---- EXCERPTED DATA

template <int FMT>
int launch_all(avdsp_hip_prog *prog, Plan &pl, BlockIO io, int fir_impl, int biquad_impl, hipStream_t stream)
{
    const bool under = prog->overlap && pl.overlap_ok && biquad_impl && fir_impl;
    pl.seq++;
    if (under) {
        prog->sh_chains_now = prog->sh_groups_now = 0;
        if (overlap_ready(prog)) return -1;
        const bool own_fir = prog->overlap >= 2 || prog->cu_split > 0;
        if (probe_side_by_side(prog, prog->overlap >= 2 ? prog->s_fir[prog->blk & 1] : prog->cu_split > 0 ? prog->s_fir[0] : stream)) return -1;
        const bool can_words = (fir_impl == 1 || fir_impl == 4) && pl.d_ready && prog->d_ready_timeouts && prog->side_by_side;
        const int rw = prog->ready_words >= 0 ? prog->ready_words : (prog->overlap == 1 && (long long)pl.n_fir * pl.max_taps >= 12000000ll ? 2 : 0);
        const bool behind = rw == 2 && can_words;
        const bool words = (rw == 1 && fir_impl == 1 && can_words) || behind;
        prog->ready_mode_now = behind ? 2 : words ? 1 : 0;
        const bool wt = words && !behind;
        const int slot = (int)(prog->blk % avdsp_hip_prog::kAhead);
        if (prog->ev_fir_set[slot]) {
            bool done = false;
            if (prog->ring_wait_host) {
                const auto t0 = std::chrono::steady_clock::now();
                for (;;) {
                    const hipError_t q = hipEventQuery(prog->ev_fir_now[slot]);
                    if (q == hipSuccess) { done = true; break; }
                    (void)hipGetLastError();
                    if (q != hipErrorNotReady) break;
                    if (std::chrono::steady_clock::now() - t0 > std::chrono::milliseconds(1)) break;
                    std::this_thread::yield();
                }
            }
            if (!done) HIP_TRY(hipStreamWaitEvent(prog->s_bq, prog->ev_fir_now[slot], 0));
        }
        if (prog->input_ready) HIP_TRY(hipStreamWaitEvent(prog->s_bq, prog->input_ready, 0));
        if (launch_cascades<FMT>(prog, pl, io, biquad_impl, prog->s_bq, !words ? prog->ev_bq[slot] : nullptr, wt)) return -1;
        if (behind && prog->ready_test > 0) prog->ready_test--;
        else if (behind) {
            hipLaunchKernelGGL(ready_set, dim3((unsigned)((pl.n_fir + kBlock - 1) / kBlock)), dim3(kBlock), 0, prog->s_bq, pl.d_ready, pl.d_fir_ids, pl.n_fir, pl.seq);
            HIP_TRY(hipGetLastError());
        }
        if (own_fir) {
            hipStream_t fs = prog->s_fir[prog->overlap >= 2 ? (prog->blk & 1) : 0];
            if (!words) HIP_TRY(hipStreamWaitEvent(fs, prog->ev_bq[slot], 0));
            if (launch_fir<FMT>(prog, pl, pl.d_fir_ids, pl.n_fir, io, fir_impl, fs, words)) return -1;
            HIP_TRY(hipEventRecord(prog->ev_fir[slot], fs));
            prog->ev_fir_now[slot] = prog->ev_fir[slot];
            HIP_TRY(hipStreamWaitEvent(stream, prog->ev_fir[slot], 0));
        } else {
            if (!words) HIP_TRY(hipStreamWaitEvent(stream, prog->ev_bq[slot], 0));
            const int mode = fir_impl != 1 && fir_impl != 4 ? 0 : prog->fir_launch_mode >= 0 ? prog->fir_launch_mode
                           : ((long long)pl.n_fir * pl.max_taps <= 6000000ll && io.nframes > 768) ? 2 : 1;
            const bool rides = mode == 1 && !((prog->profile >> AVDSP_KERNEL_FIR & 1u) && prog->profile_seen[AVDSP_KERNEL_FIR & 7] % (unsigned)prog->profile_stride == 0);
            prog->fir_mode_now = mode;
            prog->last_ride_stop = nullptr;
            const int rc_fir = launch_fir<FMT>(prog, pl, pl.d_fir_ids, pl.n_fir, io, fir_impl, stream, words, rides ? prog->ev_fir[slot] : nullptr);
            prog->fir_mode_now = 0;
            if (rc_fir) return -1;
            prog->ev_fir_now[slot] = prog->ev_fir[slot];
            static const bool timer_doubles = !getenv("AVDSP_TIMER_DOUBLES") || atoi(getenv("AVDSP_TIMER_DOUBLES")) != 0;
            if (!rides && mode == 1 && prog->last_ride_stop && timer_doubles) prog->ev_fir_now[slot] = prog->last_ride_stop;
            else if (!rides) HIP_TRY(hipEventRecord(prog->ev_fir[slot], stream));
        }
// ... 254 lines not shown
    (void)hipFree(p->d_tag_prev);
    for (auto &pn : p->pinned) if (pn.ours) (void)hipHostUnregister(const_cast<void *>(pn.ptr));
    for (auto st : {p->s_h2d, p->s_run, p->s_d2h}) if (st) (void)hipStreamDestroy(st);
    for (auto e : p->ev_host) (void)hipEventDestroy(e);
    for (auto st : {p->q_h2d, p->q_run, p->q_d2h}) if (st) { (void)hipStreamSynchronize(st); (void)hipStreamDestroy(st); }
    for (auto &sl : p->hq) {
        (void)hipFree(sl.d_in); (void)hipFree(sl.d_out);
        for (auto e : {sl.h2d, sl.run, sl.d2h}) if (e) (void)hipEventDestroy(e);
    }
    if (p->s_bq) (void)hipStreamDestroy(p->s_bq);
    for (auto st : p->retired) (void)hipStreamDestroy(st);
    for (auto st : p->bq_side) if (st) (void)hipStreamDestroy(st);
    for (auto e : p->bq_join) if (e) (void)hipEventDestroy(e);
    if (p->bq_fork) (void)hipEventDestroy(p->bq_fork);
    for (auto fs : p->s_fir) if (fs) (void)hipStreamDestroy(fs);
    if (p->ev_unpack) (void)hipEventDestroy(p->ev_unpack);
    for (int i = 0; i < avdsp_hip_prog::kAhead; i++) { if (p->ev_bq[i]) (void)hipEventDestroy(p->ev_bq[i]); if (p->ev_fir[i]) (void)hipEventDestroy(p->ev_fir[i]); }
    (void)hipFree(p->d_buf); (void)hipFree(p->d_in); (void)hipFree(p->d_out); (void)hipFree(p->d_tpdf); (void)hipFree(p->d_frame);
    (void)hipHostFree(p->h_small); (void)hipHostFree(p->h_ready_flag);
    (void)hipHostFree(p->fs_h); (void)hipFree(p->fs_table);
    for (auto e : p->launch_ev) if (e) (void)hipEventDestroy(e);
    (void)hipFree(p->d_tpdf_seq); (void)hipFree(p->d_ready_timeouts); for (auto &x : p->alias) (void)hipFree(x.buf);
    (void)hipFree(p->d_inst_buf); (void)hipFree(p->d_inst_tpdf); (void)hipFree(p->d_inst_frame); (void)hipFree(p->d_inst_seq);
    delete p;
}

--------

DIRECTIONS FOR THIS TASK >> The listing above holds a line with "if (p->s_bq) (void)hipStreamDestroy(p->s_bq);" and a line with "if (p->ev_unpack) (void)hipEventDestroy(p->ev_unpack);". Print the stretch from the first through the second, exactly and alone.

RESULT OF THE EXERCISE >>
    if (p->s_bq) (void)hipStreamDestroy(p->s_bq);
    for (auto st : p->retired) (void)hipStreamDestroy(st);
    for (auto st : p->bq_side) if (st) (void)hipStreamDestroy(st);
    for (auto e : p->bq_join) if (e) (void)hipEventDestroy(e);
    if (p->bq_fork) (void)hipEventDestroy(p->bq_fork);
    for (auto fs : p->s_fir) if (fs) (void)hipStreamDestroy(fs);
    if (p->ev_unpack) (void)hipEventDestroy(p->ev_unpack);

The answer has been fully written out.